Of coffee, wine and cheese parties, coca cola and sex…
Of coffee, cheese and wine parties, coca cola and sex…
These events explain the great Coca Cola scare in Belgium in the second week of June 1999, when forty-three schoolgirls mysteriously became ill after drinking Coke products. In its slow reluctant reaction to this news, Coke followed the example of Perrier in a similar case in 1990, when the French company was slow to recall batches of its mineral water containing traces of benzene.
Coke tested its products and found no health problem, but other people across Belgium and then France reported illnesses. A week after the first reported illnesses, 101 people reported being ill. Some were admitted to hospitals for “hemolysis” or “excessive dissolution of red blood cells”.

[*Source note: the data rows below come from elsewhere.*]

# alexeygrigorev/kubernetes-deep-learning

Measured on AMD Instinct MI355X. Metric: images/sec (whole node) + p50 latency, Xception 299x299 at 1/2/4/8 MI355X, higher is better.
Workload: dtype bf16; 1 GPU; model=Keras Xception 299x299 + clothing head (21,067,390 params), global_batch=32, image_size=299, per_gpu_batch=32, parallelism=dp1, ingress=local, egress=local, hipgraph=True, lanes=1, stages=2 (cut after block8_sepconv3)

## Files before the change

kdl/csrc/bindings_gpu.cpp:

```cpp
#include <pybind11/pybind11.h>
#include <pybind11/stl.h>

#include "kernels/launch.h"
#include "runtime/engine.h"
#include "runtime/comm.h"
#include "runtime/dp_hiploop.h"
#include "runtime/hip_backend.h"

namespace py = pybind11;
using namespace kdl;

namespace {

template <typename T>
T* P(const py::dict& d, const char* k) {
  if (!d.contains(k) || d[k].is_none()) return nullptr;
  return reinterpret_cast<T*>(d[k].cast<uintptr_t>());
}
int I(const py::dict& d, const char* k, int def = 0) {
  if (!d.contains(k) || d[k].is_none()) return def;
  return d[k].cast<int>();
}
hipStream_t S(uintptr_t s) { return reinterpret_cast<hipStream_t>(s); }

ConvGemmArgs conv_args(const py::dict& d) {
  ConvGemmArgs a{};
  a.x = P<const uint16_t>(d, "x");
  a.wp = P<const uint16_t>(d, "wp");
  a.bias = P<const float>(d, "bias");
  a.dww = P<const float>(d, "dww");
  a.dwk = P<const uint16_t>(d, "dwk");
  a.res = P<const uint16_t>(d, "res");
  a.y = P<uint16_t>(d, "y");
  a.stamps = P<unsigned long long>(d, "stamps");
  a.B = I(d, "B"); a.H = I(d, "H"); a.W = I(d, "W");
  a.OH = I(d, "OH"); a.OW = I(d, "OW"); a.M = I(d, "M");
  a.ldx = I(d, "ldx"); a.ldy = I(d, "ldy"); a.ldr = I(d, "ldr");
  a.K = I(d, "K"); a.cin = I(d, "cin", 32); a.NF = I(d, "NF");
  a.nstore = I(d, "nstore"); a.stride = I(d, "stride", 1);
  a.relu_in = I(d, "relu_in"); a.relu_out = I(d, "relu_out"); a.opad = I(d, "opad");
  a.dt = I(d, "dt");
  a.krot = I(d, "krot");
  a.ksplit = I(d, "ksplit");
  a.ws = P<float>(d, "ws");
  a.cnt = P<int>(d, "cnt");
  a.ascale = P<const float>(d, "ascale");
  a.ascale_ld = I(d, "ascale_ld");
  return a;
}
float F(const py::dict& d, const char* k, float def) {
  if (!d.contains(k) || d[k].is_none()) return def;
  return d[k].cast<float>();
}
StemArgs stem_args(const py::dict& d) {
  StemArgs a{};
  a.x = P<const void>(d, "x"); a.wp = P<const uint16_t>(d, "wp");
  a.bias = P<const float>(d, "bias"); a.y = P<uint16_t>(d, "y");
  a.B = I(d, "B"); a.H = I(d, "H"); a.W = I(d, "W");
  a.OH = I(d, "OH"); a.OW = I(d, "OW"); a.ldy = I(d, "ldy"); a.in_kind = I(d, "in_kind");
  a.KH = I(d, "KH", 3); a.KW = I(d, "KW", 3); a.stride = I(d, "stride", 2); a.pad = I(d, "pad", 0);
  a.cout = I(d, "cout", 32); a.relu = I(d, "relu", 1); a.dt = I(d, "dt");
  const char* sk[3] = {"scale0", "scale1", "scale2"};
  const char* hk[3] = {"shift0", "shift1", "shift2"};
  for (int c = 0; c < 3; ++c) { a.scale[c] = F(d, sk[c], 1.f); a.shift[c] = F(d, hk[c], 0.f); }
  a.rows = I(d, "rows", 0);
  return a;
}
GapArgs gap_args(const py::dict& d) {
  GapArgs a{};
  a.x = P<const uint16_t>(d, "x"); a.y = P<float>(d, "y"); a.yb = P<uint16_t>(d, "yb");
// ... 515 lines not shown
```

kdl/csrc/kernels/conv_gemm.hip:

```cpp
#include "common.h"
#include "launch.h"
#include "epilogue.h"

namespace kdl {

enum { MODE_PW = 0, MODE_CONV = 1, MODE_DW = 2 };

template <int MODE, int FM, int FN, int WGM, int WGN, int DT = 0>
__global__ __launch_bounds__(64 * WGM * WGN) void conv_gemm_kernel(ConvGemmArgs a) {
  using E = Elt<DT>;
  static_assert(MODE != MODE_DW || DT == 0, "the fused depthwise producer is bf16-only");
  constexpr int NW = WGM * WGN;
  constexpr int NT = 64 * NW;
  constexpr int BM = 16 * FM * WGM;
  constexpr int BN = 16 * FN * WGN;
  constexpr int AFRAGS = BM / 16;
  constexpr int STAGE = BM * 64;
  constexpr int CS = BN * 2 + 16;
  constexpr int SMEM_MAIN = 2 * STAGE;
  constexpr int SMEM_C = BM * CS;
  constexpr int SMEM = SMEM_MAIN > SMEM_C ? SMEM_MAIN : SMEM_C;
  __shared__ __attribute__((aligned(16))) uint8_t smem[SMEM];

  const int tid = threadIdx.x;
// ... 204 lines not shown
template <int MODE, int FM, int FN, int WGM, int WGN, int DT>
static hipError_t launch_cfg(const ConvGemmArgs& a, hipStream_t s) {
  constexpr int BM = 16 * FM * WGM, BN = 16 * FN * WGN;
  if ((a.NF * 16) % BN != 0) return hipErrorInvalidValue;
  const int nM = (a.M + BM - 1) / BM, nN = (a.NF * 16) / BN;
  hipLaunchKernelGGL((conv_gemm_kernel<MODE, FM, FN, WGM, WGN, DT>), dim3(nM * nN), dim3(64 * WGM * WGN), 0, s, a);
  return hipGetLastError();
}

template <int MODE, int DT = 0>
static hipError_t launch_mode(int cfg, const ConvGemmArgs& a, hipStream_t s) {
  switch (cfg) {
#define KDL_CASE(id, fm, fn, wgm, wgn) \
  case id: return launch_cfg<MODE, fm, fn, wgm, wgn, DT>(a, s);
    KDL_CONFIGS(KDL_CASE)
#undef KDL_CASE
    default: return hipErrorInvalidValue;
  }
}

hipError_t conv_gemm(int mode, int cfg, const ConvGemmArgs& a, hipStream_t s) {
  if (a.K % 32 != 0 || a.M <= 0 || a.dt < 0 || a.dt > 1) return hipErrorInvalidValue;
  if (a.ascale && cfg < STREAM_CFG_BASE && (cfg < PIPE_CFG_BASE || cfg >= SEP_CFG_BASE)) return hipErrorInvalidValue;
  if (cfg >= STREAM_CFG_BASE)
    return mode == MODE_PW && cfg <= STREAM_CFG_BASE + 1 ? gemm_stream(a, cfg == STREAM_CFG_BASE + 1, s)
                                                         : hipErrorInvalidValue;
  if (a.ksplit > 1 && (cfg < PIPE_CFG_BASE || cfg >= SEP_CFG_BASE)) return hipErrorInvalidValue;
  if (a.dt == 1) {
    if (cfg >= SEP_CFG_BASE) return hipErrorInvalidValue;
    if (cfg >= PIPE_CFG_BASE) return gemm_pipe(mode, cfg - PIPE_CFG_BASE, a, s);
    if (mode == MODE_PW) return launch_mode<MODE_PW, 1>(cfg, a, s);
    if (mode == MODE_CONV) return launch_mode<MODE_CONV, 1>(cfg, a, s);
    return hipErrorInvalidValue;
  }
  if (cfg >= C3_CFG_BASE) return mode == MODE_CONV ? conv3x3_2d(cfg - C3_CFG_BASE, a, s) : hipErrorInvalidValue;
  if (cfg >= S2D_CFG_BASE) return mode == MODE_DW ? sepconv_2d(cfg - S2D_CFG_BASE, a, s) : hipErrorInvalidValue;
  if (cfg >= SEPW_CFG_BASE) return mode == MODE_DW ? sepconv_ws(cfg - SEPW_CFG_BASE, a, s) : hipErrorInvalidValue;
  if (cfg >= SEP_CFG_BASE) return hipErrorInvalidValue;
  if (cfg >= PIPE_CFG_BASE) return gemm_pipe(mode, cfg - PIPE_CFG_BASE, a, s);
  switch (mode) {
    case MODE_PW: return launch_mode<MODE_PW>(cfg, a, s);
    case MODE_CONV: return launch_mode<MODE_CONV>(cfg, a, s);
    case MODE_DW: return launch_mode<MODE_DW>(cfg, a, s);
    default: return hipErrorInvalidValue;
  }
}
// ... 28 lines not shown
```

kdl/csrc/kernels/gemm_pipe.hip:

```cpp
#include "common.h"
#include "launch.h"
#include "epilogue.h"

namespace kdl {

__device__ __forceinline__ s16x8 pipe_ascale8(const s16x8 v, const f32x4 s0, const f32x4 s1) {
  const u32x4 u = __builtin_bit_cast(u32x4, v);
  u32x4 o;
  o[0] = pack_bf16(bf_lo(u[0]) * s0[0], bf_hi(u[0]) * s0[1]);
  o[1] = pack_bf16(bf_lo(u[1]) * s0[2], bf_hi(u[1]) * s0[3]);
  o[2] = pack_bf16(bf_lo(u[2]) * s1[0], bf_hi(u[2]) * s1[1]);
  o[3] = pack_bf16(bf_lo(u[3]) * s1[2], bf_hi(u[3]) * s1[3]);
  return __builtin_bit_cast(s16x8, o);
}

template <int N>
__device__ __forceinline__ void wait_vm_barrier() {
  asm volatile("s_waitcnt vmcnt(%0)\n\ts_barrier" ::"n"(N) : "memory");
}

template <int MODE, int FM, int FN, int WGM, int WGN, int STAGES, int KSUB, int DT = 0, bool ASC = false>
__global__ __launch_bounds__(64 * WGM * WGN) void gemm_pipe_kernel(ConvGemmArgs a) {
  using E = Elt<DT>;
  static_assert(!ASC || (MODE == 0 && DT == 0), "A-operand scales: bf16 pointwise only");
  constexpr int NW = WGM * WGN;
  constexpr int BM = 16 * FM * WGM;
  constexpr int BN = 16 * FN * WGN;
  constexpr int AF = BM / 16, BF = BN / 16;
  constexpr int FRD = AF + BF;
  constexpr int FR = FRD + (ASC ? 1 : 0);
  constexpr int L = (FR + NW - 1) / NW;
  constexpr int STAGE = FR * 1024 * KSUB;
  constexpr int CS = BN * 2 + 16;
  constexpr int SMEM_PIPE = STAGES * STAGE;
  constexpr int SMEM_C = BM * CS;
  constexpr int SMEM = SMEM_PIPE > SMEM_C ? SMEM_PIPE : SMEM_C;
  __shared__ __attribute__((aligned(16))) uint8_t smem[SMEM];

  const int tid = threadIdx.x, lane = tid & 63;
  const int wave = __builtin_amdgcn_readfirstlane(tid >> 6);
  const int wm = wave / WGN, wn = wave % WGN;
  const int nN = (a.NF * 16) / BN;
  const int OHW = a.OH * a.OW;
  constexpr bool per_img = ASC;
  const int mpi = per_img ? (OHW + BM - 1) / BM : 0;
  const int nM = per_img ? a.B * mpi : (a.M + BM - 1) / BM;
  const int S = a.ksplit > 1 ? a.ksplit : 1;
// ... 49 lines not shown
        koff_a = ((long)(tap / 3) * a.W + (tap % 3)) * a.ldx + c0;
      }
      uint8_t* base = smem + buf * STAGE + ks * FR * 1024;
#pragma unroll
      for (int i = 0; i < L; ++i) {
        const int f = min(wave + i * NW, FR - 1);
        if (f < AF) glds16(a.x + src[i] + koff_a, base + f * 1024);
        else if (!ASC || f < FRD) glds16(a.wp + src[i] + (long)k32 * 512, base + f * 1024);
        else glds16(a.ascale + src[i] + (long)k32 * 32, base + f * 1024);
      }
    }
  };

  f32x4 acc[FM][FN];
#pragma unroll
  for (int i = 0; i < FM; ++i)
#pragma unroll
    for (int j = 0; j < FN; ++j) acc[i][j] = (f32x4){0.f, 0.f, 0.f, 0.f};
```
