G2048_HD uint32_t pair_count(const Board &b);
G2048_HD bool game_over_counted(const Board &b, uint32_t n_empty)
{
#if defined(__HIPCC__)
    const bool full = n_empty == 0u;
    uint32_t pairs = 1u;
    if (__builtin_amdgcn_ballot_w64(full) != 0ull) pairs = pair_count(b);
    return n_empty == 16u || (full && pairs == 0u);
#else
    if (n_empty == 16u) return true;
    if (n_empty != 0u) return false;
    return pair_count(b) == 0u;
#endif
}

struct StepOut { Board board; uint32_t gain; double reward; uint32_t flags; };

template <class MOVE, class TENTH = TenthByProduct>
G2048_HD StepOut step_board_with(const Board &prev, MOVE move, uint32_t h, TENTH tenth = TENTH())
{
    StepOut o;
    uint32_t merges;
    Board cur = move(prev, o.gain, merges);
    const bool valid = !same(cur, prev);
    uint32_t empty_mid;
    uint32_t zf[4];
    empty_mid = spawn_prefix(cur, h, valid, zf);
    const uint32_t empty_before = empty_mid - merges;
    const uint32_t empty_after = empty_mid - (valid ? 1u : 0u);
    const TileStats st = tile_stats_z(cur, empty_after, zf[0], zf[1], zf[2], zf[3]);
    o.reward = reward_env_folded(cur, st, o.gain, valid, empty_before, empty_after, tenth);
    const bool done = game_over_counted(cur, empty_after);
    const uint32_t maxcode = 31u - (uint32_t)__builtin_clz(st.orbits | 1u);
    o.flags = (done ? 1u : 0u) | (valid ? 2u : 0u) | (maxcode << 3);
    o.board = cur;
    return o;
}

G2048_HD StepOut step_board(const Board &prev, uint32_t action, uint32_t h)
{
    return step_board_with(prev, [action](const Board &b, uint32_t &g, uint32_t &m) { return move_env(b, action, g, m); }, h);
}

template <class TENTH = TenthByProduct>
G2048_HD StepOut step_board_sel_noop(const Board &prev, const DirSel &sel, bool noop, uint32_t h, TENTH tenth = TENTH())
{
    return step_board_with(prev, [&sel, noop](const Board &b, uint32_t &g, uint32_t &m) {
        const Board r = move_env_sel(b, sel, g, m);
        g = noop ? 0u : g; m = noop ? 0u : m;
        return Board{{noop ? b.w[0] : r.w[0], noop ? b.w[1] : r.w[1], noop ? b.w[2] : r.w[2], noop ? b.w[3] : r.w[3]}};
    }, h, tenth);
}

template <class TENTH = TenthByProduct>
G2048_HD StepOut step_board_sel(const Board &prev, const DirSel &sel, uint32_t h, TENTH tenth = TENTH())
{
    return step_board_with(prev, [&sel](const Board &b, uint32_t &g, uint32_t &m) { return move_env_sel(b, sel, g, m); }, h, tenth);
}
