# YyzHarry/imbalanced-regression

Measured on NVIDIA H100. Metric: images/sec, higher is better.
Workload: dtype bf16

## Files before the change

imbalanced-regression_b200/csrc/common.cuh:

```cuda
#pragma once
#include <cuda_runtime.h>
#include <cuda_bf16.h>
#include <stdint.h>
#include <stdio.h>
#include <stdlib.h>
#include <atomic>
#include <vector>
#include "../../include/dirb200.h"

namespace dirb200 {

void set_error(const char* fmt, ...);
extern std::atomic<int64_t> g_launches;

inline cudaStream_t as_stream(void* s) { return reinterpret_cast<cudaStream_t>(s); }

#define DIRB_CHECK_ARG(cond, ...)                \
  do {                                           \
    if (!(cond)) {                               \
      ::dirb200::set_error(__VA_ARGS__);         \
      return DIRB200_ERR_ARG;                    \
    }                                            \
  } while (0)

// ... 12 lines not shown
    DIRB_CUDA(cudaGetLastError());                \
  } while (0)

inline int num_sms() {
  static int n = 0;
  if (n == 0) {
    int dev = 0;
    if (cudaGetDevice(&dev) != cudaSuccess) return 132;
    if (cudaDeviceGetAttribute(&n, cudaDevAttrMultiProcessorCount, dev) != cudaSuccess || n <= 0) n = 132;
    if (const char* e = getenv("DIRB200_SMS")) {
      const int cap = atoi(e);
      if (cap > 0 && cap < n) n = cap;
    }
  }
  return n;
}

__device__ __forceinline__ float warp_sum(float v) {
#pragma unroll
  for (int o = 16; o > 0; o >>= 1) v += __shfl_xor_sync(0xffffffffu, v, o);
  return v;
}
__device__ __forceinline__ double warp_sum(double v) {
#pragma unroll
  for (int o = 16; o > 0; o >>= 1) v += __shfl_xor_sync(0xffffffffu, v, o);
  return v;
}

struct FastDiv {
  uint32_t mul, shr, d;
// ... 44 lines not shown
```

imbalanced-regression_b200/csrc/conv.cuh:

```cuda
#pragma once
#include "common.cuh"

namespace dirb200 {

struct ConvShape {
  int n, h, w, cin, cout, kh, kw, stride, pad, ho, wo;
};

struct StatLayout {
  int rows, n_tiles, bn, group;
};

int conv_fprop(const __nv_bfloat16* x, const __nv_bfloat16* w, __nv_bfloat16* y, const ConvShape& s, bool stem,
               cudaStream_t st, float* stat_partial = nullptr, StatLayout* layout = nullptr);
struct ConvEpilogue {
  const float* scale;
  const float* shift;
  const __nv_bfloat16* residual;
  bool relu;
};
int conv_fprop_affine(const __nv_bfloat16* x, const __nv_bfloat16* w, __nv_bfloat16* out, const ConvShape& s,
                      const ConvEpilogue& epi, cudaStream_t st);
struct DgradBnMoments {
  const __nv_bfloat16* y;
// ... 10 lines not shown
                        int* splits_out, cudaStream_t st);
int wgrad_reduce(const float* workspace, int splits, float* dw, const ConvShape& s, bool stem, bool accumulate,
                 cudaStream_t st);
int conv_wgrad(const __nv_bfloat16* x, const __nv_bfloat16* dy, float* dw, float* workspace, const ConvShape& s,
               bool stem, bool accumulate, cudaStream_t st);
struct WgradReduceDesc {
  const float* partial;
  size_t w_off;
  int splits, cout, cin, kh, kw, stem;
};
int wgrad_reduce_all(const WgradReduceDesc* descs_dev, int nlayers, float* grads, cudaStream_t st);
struct PrepDesc {
  size_t w_off;
  int cout, cin, kh, kw, stem;
  __nv_bfloat16 *wf, *wd;
  FastDiv fd_cin, fd_cout, fd_taps;
};
inline PrepDesc make_prep_desc(size_t w_off, int cout, int cin, int kh, int kw, int stem, __nv_bfloat16* wf,
                               __nv_bfloat16* wd) {
  PrepDesc d{w_off, cout, cin, kh, kw, stem, wf, wd, {}, {}, {}};
  d.fd_cin = make_fastdiv((uint32_t)cin);
  d.fd_cout = make_fastdiv((uint32_t)cout);
  d.fd_taps = make_fastdiv((uint32_t)(kh * kw));
  return d;
}
int conv_plan(const ConvShape& s, bool stem, int op, int* plan);
int prep_weights_all(const float* params, const PrepDesc* descs_dev, int nlayers, cudaStream_t st);
int prep_weights(const float* w, int cout, int cin, int kh, int kw, bool stem, __nv_bfloat16* wf, __nv_bfloat16* wd,
                 cudaStream_t st);
int input_to_s2d(const float* x, int n, int h, int w, __nv_bfloat16* out, cudaStream_t st);

}
```

imbalanced-regression_b200/csrc/conv_api.cu:

```cuda
#include "common.cuh"
#include "conv.cuh"

namespace dirb200 {

__global__ void prep_weights_kernel(const float* __restrict__ w, int cout, int cin, int kh, int kw,
                                    __nv_bfloat16* __restrict__ wf, __nv_bfloat16* __restrict__ wd) {
  const int64_t total = (int64_t)cout * cin * kh * kw;
  for (int64_t i = blockIdx.x * (int64_t)blockDim.x + threadIdx.x; i < total; i += (int64_t)gridDim.x * blockDim.x) {
    int c = (int)(i % cin);
    int64_t t = i / cin;
    int s = (int)(t % kw); t /= kw;
    int r = (int)(t % kh);
    int co = (int)(t / kh);
    const float v = w[(((int64_t)co * cin + c) * kh + r) * kw + s];
    const __nv_bfloat16 b = __float2bfloat16_rn(v);
    wf[i] = b;
    if (wd) wd[(((int64_t)c * kh + r) * kw + s) * cout + co] = b;
  }
}

__global__ void prep_stem_weights_kernel(const float* __restrict__ w, int cout, __nv_bfloat16* __restrict__ wf) {
  const int total = cout * 256;
  for (int i = blockIdx.x * blockDim.x + threadIdx.x; i < total; i += gridDim.x * blockDim.x) {
    const int co = i >> 8, k = i & 255;
    const int rp = k >> 6, sp = (k >> 4) & 3, ph = (k >> 3) & 1, pw = (k >> 2) & 1, c = k & 3;
    const int r = 2 * rp + ph - 1, s = 2 * sp + pw - 1;
    float v = 0.f;
    if (c < 3 && r >= 0 && s >= 0 && r < 7 && s < 7) v = w[((co * 3 + c) * 7 + r) * 7 + s];
    wf[i] = __float2bfloat16_rn(v);
  }
}

__global__ void input_to_s2d_kernel(const float* __restrict__ x, int n, int h, int w, __nv_bfloat16* __restrict__ out) {
  const int h2 = h / 2, w2 = w / 2;
  const int64_t total = (int64_t)n * h2 * w2;
  for (int64_t i = blockIdx.x * (int64_t)blockDim.x + threadIdx.x; i < total; i += (int64_t)gridDim.x * blockDim.x) {
    const int xw = (int)(i % w2);
    const int yh = (int)((i / w2) % h2);
    const int b = (int)(i / ((int64_t)w2 * h2));
    __align__(16) __nv_bfloat16 v[16];
#pragma unroll
    for (int ph = 0; ph < 2; ++ph)
#pragma unroll
      for (int pw = 0; pw < 2; ++pw) {
#pragma unroll
        for (int c = 0; c < 3; ++c)
          v[(ph * 2 + pw) * 4 + c] =
              __float2bfloat16_rn(x[(((int64_t)b * 3 + c) * h + (2 * yh + ph)) * w + (2 * xw + pw)]);
// ... 26 lines not shown
  const int total = 256 * cout;
  for (int i = blockIdx.x * blockDim.x + threadIdx.x; i < total; i += gridDim.x * blockDim.x) {
    const int co = i >> 8, k = i & 255;
    const int rp = k >> 6, sp_ = (k >> 4) & 3, ph = (k >> 3) & 1, pw = (k >> 2) & 1, c = k & 3;
    const int r = 2 * rp + ph - 1, s = 2 * sp_ + pw - 1;
    if (c >= 3 || r < 0 || s < 0) continue;
    float acc = 0.f;
    for (int sp = 0; sp < splits; ++sp) acc += partial[(int64_t)sp * total + i];
    float* o = dw + ((co * 3 + c) * 7 + r) * 7 + s;
    *o = accumulate ? *o + acc : acc;
  }
}

__global__ void __launch_bounds__(256)
wgrad_reduce_all_kernel(const WgradReduceDesc* __restrict__ descs, float* __restrict__ grads) {
  const WgradReduceDesc d = descs[blockIdx.y];
  float* dw = grads + d.w_off;
  if (d.stem) {
    const int total = 256 * d.cout;
    for (int i = blockIdx.x * blockDim.x + threadIdx.x; i < total; i += gridDim.x * blockDim.x) {
      const int co = i >> 8, k = i & 255;
      const int rp = k >> 6, sp_ = (k >> 4) & 3, ph = (k >> 3) & 1, pw = (k >> 2) & 1, c = k & 3;
      const int r = 2 * rp + ph - 1, s = 2 * sp_ + pw - 1;
      if (c >= 3 || r < 0 || s < 0) continue;
      float acc = 0.f;
      for (int sp = 0; sp < d.splits; ++sp) acc += d.partial[(int64_t)sp * total + i];
      dw[((co * 3 + c) * 7 + r) * 7 + s] += acc;
    }
    return;
  }
// ... 7 lines not shown
    for (; sp + 4 <= d.splits; sp += 4) {
      a0 += p[(int64_t)sp * total];
      a1 += p[(int64_t)(sp + 1) * total];
      a2 += p[(int64_t)(sp + 2) * total];
      a3 += p[(int64_t)(sp + 3) * total];
    }
    for (; sp < d.splits; ++sp) a0 += p[(int64_t)sp * total];
    const int64_t co = i / ktot, k = i - co * ktot;
    const int c = (int)(k % d.cin), t = (int)(k / d.cin);
    dw[(co * d.cin + c) * taps + t] += (a0 + a1) + (a2 + a3);
  }
}

int wgrad_reduce_all(const WgradReduceDesc* descs_dev, int nlayers, float* grads, cudaStream_t st) {
  if (nlayers <= 0) return DIRB200_OK;
  wgrad_reduce_all_kernel<<<dim3(2 * num_sms(), nlayers), 256, 0, st>>>(descs_dev, grads);
  DIRB_LAUNCHED();
  return DIRB200_OK;
}
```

As reactions spread across Europe, the next week 249 more people claimed to be sick, and Coke realised it had a big problem on its hands. Three weeks into the crisis, Coca-Cola CEO flew from Atlanta to Europe, closed the bottling plants in Belgium, and announced that the cause of the reactions had been found: an inferior kind of carbon dioxide used to produce bubbles in Coke had inadvertently created a smell of rotten eggs. In addition, creosote on some wooden pallets had gotten on some cans. Evidently, the victims had smelled rotten eggs or creosote while drinking Coke and concluded that they had ingested something rotten.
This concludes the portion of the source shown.